In November 4th, 2014, about 76% of Berkeley voters voted for the approval of the Measure D soda tax, which came into force on January 1st, 2015. It was the first of its kind in the United States. Measure D applies a tax of one cent per ounce to wholesalers of particular sugary drinks such as energy drinks, soda, sweet iced tea and sports drinks. Some exceptions include diet drinks, milk-based drinks, alcohol, fruit juice and meal replacement drinks. A study by UC Berkley in 2016 revealed a 21% decrease in the consumption of sugary and soda drinks in low-income neighborhoods around the city.
In 2012, a targeted tax on sugary drinks was introduced for the first time in France at national level. Following the introduction of the tax on soda, it is estimated that light drinks increase by about 3.5% in terms of costs. According to market research conducted by the Canadean company , sales of soft drinks in France decreased during the year due to the tax on soft drinks. The non-alcoholic beverage tax in the country applies not only to beverages with added sugars but also to beverages with artificial sweeteners.

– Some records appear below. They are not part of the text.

def main():
    o = ["// GENERATED by zebra_amd/csrc/gen_fq29.py -- do not edit.", "#pragma once", "namespace zg {", ""]
    o.append("static constexpr uint32_t FQ29_MASK = 0x%08xu;" % MASK)
    o.append("static constexpr uint32_t FQ_2P_B29[14] = {%s};  // 2p, digits 0..12 >= 2^29 - 1" %
             ", ".join("0x%08xu" % x for x in P2B))
    o.append("")
    o += ["ZG_INL uint32_t zg_alignbit(uint32_t hi, uint32_t lo, int s) {",
          "#if defined(__HIP_DEVICE_COMPILE__)",
          "  return __builtin_amdgcn_alignbit(hi, lo, s);",
          "#else",
          "  return (uint32_t)((((uint64_t)hi << 32) | lo) >> s);",
          "#endif",
          "}", ""]
    o += ["// an optimisation barrier: the compiler forgets what it knows about x's range (no instruction)",
          "ZG_INL void zg_opaque(uint32_t& x) {",
          "#if defined(__HIP_DEVICE_COMPILE__)",
          '  asm volatile("" : "+v"(x));',
          "#else",
          "  (void)x;",
          "#endif",
          "}", ""]
    o += ["// r = t >= p ? t - p : t  (t < 2p)",
          "ZG_INL void fq29_canon(uint32_t* r, const uint32_t* t) {",
          "#if defined(__HIP_DEVICE_COMPILE__)",
          "  uint32_t pm[12];",
          "#pragma unroll",
          "  for (int i = 0; i < 12; i++) pm[i] = FQ_P[i];",
          "  mp_reduce_once<12>(r, t, pm);",
          "#else",
          "  uint32_t d[12];",
          "  uint64_t bo = 0;",
          "  for (int i = 0; i < 12; i++) {",
          "    const uint64_t x = (uint64_t)t[i] - FQ_P[i] - bo;",
          "    d[i] = (uint32_t)x;",
          "    bo = (x >> 63) & 1;",
          "  }",
          "  for (int i = 0; i < 12; i++) r[i] = bo ? t[i] : d[i];",
          "#endif",
          "}", ""]

    body = ["  uint32_t A[14], B[14];"] + split("A", "a") + split("B", "b")
    body += redc([("r", "acc", lambda k: terms("A", "B", k))])
    o += fn("fq29_mul", "uint32_t* r, const uint32_t* a, const uint32_t* b", body,
            ["r = a b 2^-384 mod p; a b < 2^384 p (e.g. a < 4p, b < 2p) -> r < p.",
             "Column bound: 14 a*b + 14 m*p terms < 2^58 each."])
    body = ["  uint32_t A[14], A2[14];"] + split("A", "a") + ["  A2[%d] = A[%d] << 1;" % (i, i) for i in range(D)]
    body += redc([("r", "acc", lambda k: sq_terms("A", "A2", k))])
    o += fn("fq29_sqr", "uint32_t* r, const uint32_t* a", body,
            ["r = a^2 2^-384 mod p for a < 2p (a^2 < 2^384 p) -> r < p: 105 digit products, the",
             "off-diagonal ones once with a doubled operand (< 2^59: 7 + 14 terms per column, fine)."])
    body = ["  uint32_t X0[14], X1[14], Y0[14], Y1[14], N1[14];"] + split("X0", "x0") + split("X1", "x1") + \
        split("Y0", "y0") + split("Y1", "y1") + ["  N1[%d] = 0x%08xu - Y1[%d];" % (i, P2B[i], i) for i in range(D)]
    body += redc([("c0", "a0", lambda k: terms("X0", "Y0", k) + terms("X1", "N1", k)),
                  ("c1", "a1", lambda k: terms("X0", "Y1", k) + terms("X1", "Y0", k))])
    o += fn("f2_mul29", "uint32_t* c0, uint32_t* c1, const uint32_t* x0, const uint32_t* x1, const uint32_t* y0, "
            "const uint32_t* y1", body,
            ["Fq2 product, schoolbook in 29-bit digits with two reductions:",
             "  c0 = REDC(x0 y0 + x1 (2p - y1)),  c1 = REDC(x0 y1 + x1 y0)",
             "x lazy (< 2p per coefficient), y canonical: c0's sum < 2p p + 2p 2p = 6p^2 < 2^384 p, so both",
             "results are < p after the conditional subtraction (the contract of f2_mul_kind). Column bound",
             "for c0: 14 terms < 2^58, 14 terms < 2^59 (2p - y1 digits < 2^30), 14 m*p terms: < 2^64."])
    body = ["  uint32_t X0[14], X1[14], S[14];"] + split("X0", "x0") + split("X1", "x1") + split("S", "s")
    body += redc([("c0", "a0", lambda k: terms("X0", "S", k)), ("c1", "a1", lambda k: terms("X1", "S", k))])
    o += fn("f2_mul_fq29", "uint32_t* c0, uint32_t* c1, const uint32_t* x0, const uint32_t* x1, const uint32_t* s",
            body, ["(x0 s, x1 s) for x lazy (< 2p), s canonical -> canonical"])
    body = ["  uint32_t X0[14], X1[14], D[14], S[14], T[14];"] + split("X0", "x0") + split("X1", "x1") + \
        split("D", "dif") + ["  S[%d] = X0[%d] + X1[%d];\n  T[%d] = X1[%d] << 1;" % (i, i, i, i, i) for i in range(D)]
    body += redc([("c0", "a0", lambda k: terms("S", "D", k)), ("c1", "a1", lambda k: terms("X0", "T", k))])
    o += fn("f2_sqr29", "uint32_t* c0, uint32_t* c1, const uint32_t* x0, const uint32_t* x1, const uint32_t* dif",
            body, ["x^2 for canonical x given dif = x0 - x1 mod p: c0 = (x0 + x1) dif, c1 = x0 (2 x1). The sum and",
                   "the doubled digits are formed digit-wise (< 2^30). Column bound: 14 terms < 2^59 + 14 m*p."])
    RP = 2 ** (D * W)
    kin = (2 ** (2 * D * W - 384)) % P
    kout = (2 ** 384) % P
    o.append("static constexpr uint32_t FQ29D_KIN[14] = {%s};  // 2^428 mod p: R -> R' = 2^406" %
             ", ".join("0x%08xu" % ((kin >> (W * i)) & MASK) for i in range(D)))
    o.append("static constexpr uint32_t FQ29D_KOUT[14] = {%s};  // 2^384 mod p: R' -> R" %
             ", ".join("0x%08xu" % ((kout >> (W * i)) & MASK) for i in range(D)))
    o.append("")
    body = redc_full([("r", "acc", lambda k: terms("a", "b", k))])
    o += fn("fq29d_mul", "uint32_t* r, const uint32_t* a, const uint32_t* b", body,
            ["r = a b 2^-406 mod p in digits: a, b < 2p (normalized digits) -> r < 2p (normalized).",
             "r may alias neither a nor b."])
    body = ["  uint32_t A2[14];"] + ["  A2[%d] = a[%d] << 1;" % (i, i) for i in range(D)]
    body += redc_full([("r", "acc", lambda k: sq_terms("a", "A2", k))])
    o += fn("fq29d_sqr", "uint32_t* r, const uint32_t* a", body,
            ["r = a^2 2^-406 mod p in digits (a < 2p) -> r < 2p; r may not alias a."])
    body = ["  uint32_t A[14];"] + split("A", "a")
    body += redc_full([("r", "acc", lambda k: terms("A", "FQ29D_KIN", k))])
    o += fn("fq29d_from_mont", "uint32_t* r, const uint32_t* a",
            body, ["12-word a R (any a < 2^384) -> 14-digit a R' (< 2p)"])
    body = ["  uint32_t u[14], t[12];"] + redc_full([("u", "acc", lambda k: terms("a", "FQ29D_KOUT", k))])
    for w in range(12):
        b_ = 32 * w
        L, o_ = b_ // W, b_ % W
        parts = ["(u[%d] >> %d)" % (L, o_) if o_ else "u[%d]" % L, "(u[%d] << %d)" % (L + 1, W - o_)]
        if o_ + 32 > 2 * W:
            parts.append("(u[%d] << %d)" % (L + 2, 2 * W - o_))
        body.append("  t[%d] = %s;" % (w, " | ".join(parts)))
    body.append("  fq29_canon(r, t);")
    o += fn("fq29d_to_mont", "uint32_t* r, const uint32_t* a", body,
            ["14-digit a R' (< 2p) -> canonical 12-word a R"])

    body = redc_full([("r0", "a0", lambda k: terms("a", "b", k)), ("r1", "a1", lambda k: terms("c", "d", k))])
    o += fn("fq29d_mul2", "uint32_t* r0, uint32_t* r1, const uint32_t* a, const uint32_t* b, const uint32_t* c, "
            "const uint32_t* d", body,
            ["r0 = a b 2^-406, r1 = c d 2^-406 mod p in digits, the two chains interleaved (an Fq2 square as",
             "(x0 + x1)(x0 - x1), x0 (2 x1); an Fq2 times an Fq). Digit bounds: max(a) max(b) < 3.5 2^58, same",
             "for c d (one operand may hold unnormalized digits < 2^30). Outputs normalized, < a b / 2^406 + p."])
    body = redc_full([("c0", "a0", lambda k: terms("x0", "y0", k) + terms("x1", "n1", k)),
                      ("c1", "a1", lambda k: terms("x0", "y1", k) + terms("x1", "y0", k))])
    o += fn("f2d_mul29", "uint32_t* c0, uint32_t* c1, const uint32_t* x0, const uint32_t* x1, const uint32_t* y0, "
            "const uint32_t* y1, const uint32_t* n1", body,
            ["Fq2 product in digits, schoolbook with two reductions (the MAC structure of f2_mul29):",
             "  c0 = REDC'(x0 y0 + x1 n1),  c1 = REDC'(x0 y1 + x1 y0),  n1 = k p - y1 digit-wise (>= 0).",
             "x, y normalized (digits < 2^29), n1 digits < 2^30: 14 (2^58 + 2^59) + 14 2^58 < 2^64."])
    body = ["  uint32_t t[12];"]
    for w in range(12):
        b_ = 32 * w
        L, o_ = b_ // W, b_ % W
        parts = ["(u[%d] >> %d)" % (L, o_) if o_ else "u[%d]" % L, "(u[%d] << %d)" % (L + 1, W - o_)]
        if o_ + 32 > 2 * W:
            parts.append("(u[%d] << %d)" % (L + 2, 2 * W - o_))
        body.append("  t[%d] = %s;" % (w, " | ".join(parts)))
    body.append("  fq29_canon(r, t);")
    o += fn("fq29d_pack", "uint32_t* r, const uint32_t* u", body,
            ["14 normalized digits of a value < 2p -> its canonical 12 words (the repack and conditional",
             "subtraction that close fq29_mul)"])
    for (nm, sh, doc) in (("fq29d_split", 0, "12 words -> 14 digits of the same value"),
                          ("fq29d_split22", 22, "12 words a -> 14 digits of 2^22 a (a R -> a R' = 2^406, "
                                                "unreduced: < 2^22 p for canonical a)")):
        body = []
        for L in range(D):
            s_ = W * L - sh
            if s_ < 0:
                body.append("  d[%d] = (a[0] << %d) & FQ29_MASK;" % (L, -s_))
                continue
            w, o_ = s_ >> 5, s_ & 31
            if o_ + W <= 32:
                e = "a[%d]" % w if o_ == 0 else "(a[%d] >> %d)" % (w, o_)
                if o_ + W < 32:
                    e += " & FQ29_MASK"
            elif w + 1 < 12:
                e = "zg_alignbit(a[%d], a[%d], %d) & FQ29_MASK" % (w + 1, w, o_)
            else:
                e = "a[%d] >> %d" % (w, o_)
            body.append("  d[%d] = %s;" % (L, e))
            if w + 1 >= 12 and o_ + W > 32:
                body.append("  zg_opaque(d[%d]);  // narrow top digit: see gen_mont29" % L)
        o += fn(nm, "uint32_t* d, const uint32_t* a", body, [doc])
    pinv22 = PINV & ((1 << 22) - 1)
    assert (P * pinv22 + 1) % (1 << 22) == 0
    body = ["  uint32_t u[14], t[12];", "  uint32_t m = (a[0] * 0x%08xu) & 0x3fffffu;" % pinv22, "  zg_opaque(m);",
            "  uint64_t acc = 0;"]
    for k in range(D):
        body.append("  acc += a[%d];" % k)
        body.append("  acc += (uint64_t)m * 0x%08xu;" % P29[k])
        body.append("  u[%d] = (uint32_t)acc%s;" % (k, " & FQ29_MASK" if k < D - 1 else ""))
        if k < D - 1:
            body.append("  acc >>= 29;")
    for w in range(12):
        b_ = 22 + 32 * w
        L, o_ = b_ // W, b_ % W
        parts = ["(u[%d] >> %d)" % (L, o_) if o_ else "u[%d]" % L, "(u[%d] << %d)" % (L + 1, W - o_)]
        if o_ + 32 > 2 * W and L + 2 < D:
            parts.append("(u[%d] << %d)" % (L + 2, 2 * W - o_))
        body.append("  t[%d] = %s;" % (w, " | ".join(parts)))
    body.append("  fq29_canon(r, t);")
    o += fn("fq29d_red22", "uint32_t* r, const uint32_t* a", body,
            ["14-digit a R' (normalized, any value < 2^22 p) -> canonical 12-word a R: (a + m p) / 2^22 with",
             "m = -a / p mod 2^22, < 2p before the conditional subtraction"])

    R_BLS = 0x73eda753299d7d483339d80809a1d80553bda402fffe5bfeffffffff00000001
    P_BN = 0x30644e72e131a029b85045b68181585d97816a916871ca8d3c208c16d87cfd47
    o += gen_mont29("fr29_mul", R_BLS, 8, "FR_R", "a, b < r -> r' < r")
    o += gen_mont29("bq29_mul", P_BN, 8, "BQ_P", "a, b < p -> r < p")

    o.append("#define ZG_KP_MAX %d" % KP_MAX)
    o.append("// k p (12 words) and k p with borrowed 29-bit digits (digits 0..12 >= 2^29 - 1, top digit")
    o.append("// >= the top digit of any y <= (k - 1) p), k = 0..%d" % KP_MAX)
    o.append("static constexpr uint32_t FQ_KP[%d][12] = {%s};" % (KP_MAX + 1, ", ".join(
        "{%s}" % ", ".join("0x%08xu" % ((k * P >> (32 * i)) & 0xffffffff) for i in range(12)) for k in range(KP_MAX + 1))))
    o.append("static constexpr uint32_t FQ_KP_B29[%d][14] = {%s};" % (KP_MAX + 1, ", ".join(
        "{%s}" % ", ".join("0x%08xu" % x for x in borrowed(k)) for k in range(KP_MAX + 1))))
    o.append("")
    body = ["  uint32_t X0[14], X1[14], Y0[14], Y1[14], N1[14];"] + split("X0", "x0") + split("X1", "x1") + \
        split("Y0", "y0") + split("Y1", "y1") + ["  N1[%d] = off[%d] - Y1[%d];" % (i, i, i) for i in range(D)]
    body += redc([("c0", "a0", lambda k: terms("X0", "Y0", k) + terms("X1", "N1", k)),
                  ("c1", "a1", lambda k: terms("X0", "Y1", k) + terms("X1", "Y0", k))], canon=False)
    o += fn("f2_mul29_raw", "uint32_t* c0, uint32_t* c1, const uint32_t* x0, const uint32_t* x1, const uint32_t* y0, "
            "const uint32_t* y1, const uint32_t* off", body,
            ["f2_mul29 with y1 <= (k - 1) p and off = FQ_KP_B29[k]: c0 = REDC(x0 y0 + x1 (k p - y1)),",
             "c1 = REDC(x0 y1 + x1 y0), unreduced (< S / 2^384 + p). x, y < 2^384 (digits < 2^29)."])
    body = ["  uint32_t X0[14], X1[14], S[14];"] + split("X0", "x0") + split("X1", "x1") + split("S", "s")
    body += redc([("c0", "a0", lambda k: terms("X0", "S", k)), ("c1", "a1", lambda k: terms("X1", "S", k))],
                 canon=False)
    o += fn("f2_mul_fq29_raw", "uint32_t* c0, uint32_t* c1, const uint32_t* x0, const uint32_t* x1, const uint32_t* s",
            body, ["(x0 s, x1 s), unreduced"])
    body = ["  uint32_t X0[14], X1[14], D[14], S[14], T[14];"] + split("X0", "x0") + split("X1", "x1") + \
        split("D", "dif") + ["  S[%d] = X0[%d] + X1[%d];\n  T[%d] = X1[%d] << 1;" % (i, i, i, i, i) for i in range(D)]
    body += redc([("c0", "a0", lambda k: terms("S", "D", k)), ("c1", "a1", lambda k: terms("X0", "T", k))],
                 canon=False)
    o += fn("f2_sqr29_raw", "uint32_t* c0, uint32_t* c1, const uint32_t* x0, const uint32_t* x1, const uint32_t* dif",
            body, ["x^2 with dif = x0 - x1 + k p (any x < 2^384): c0 = (x0 + x1) dif, c1 = x0 (2 x1), unreduced"])
    o.append("}  // namespace zg")
    sys.stdout.write("\n".join(o) + "\n")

The island of Saint Helena is a British surveillance territory located in the southern Atlantic region. The island drew attention to 2014 when it publicized its intention to introduce a 75 per liter tax on sweetened beverages containing more than 15 grams of sugar per liter. The tax was introduced on May 22, 2014 as part of several measures implemented to address the problem of obesity and the increasing incidence of type 2 diabetes among residents.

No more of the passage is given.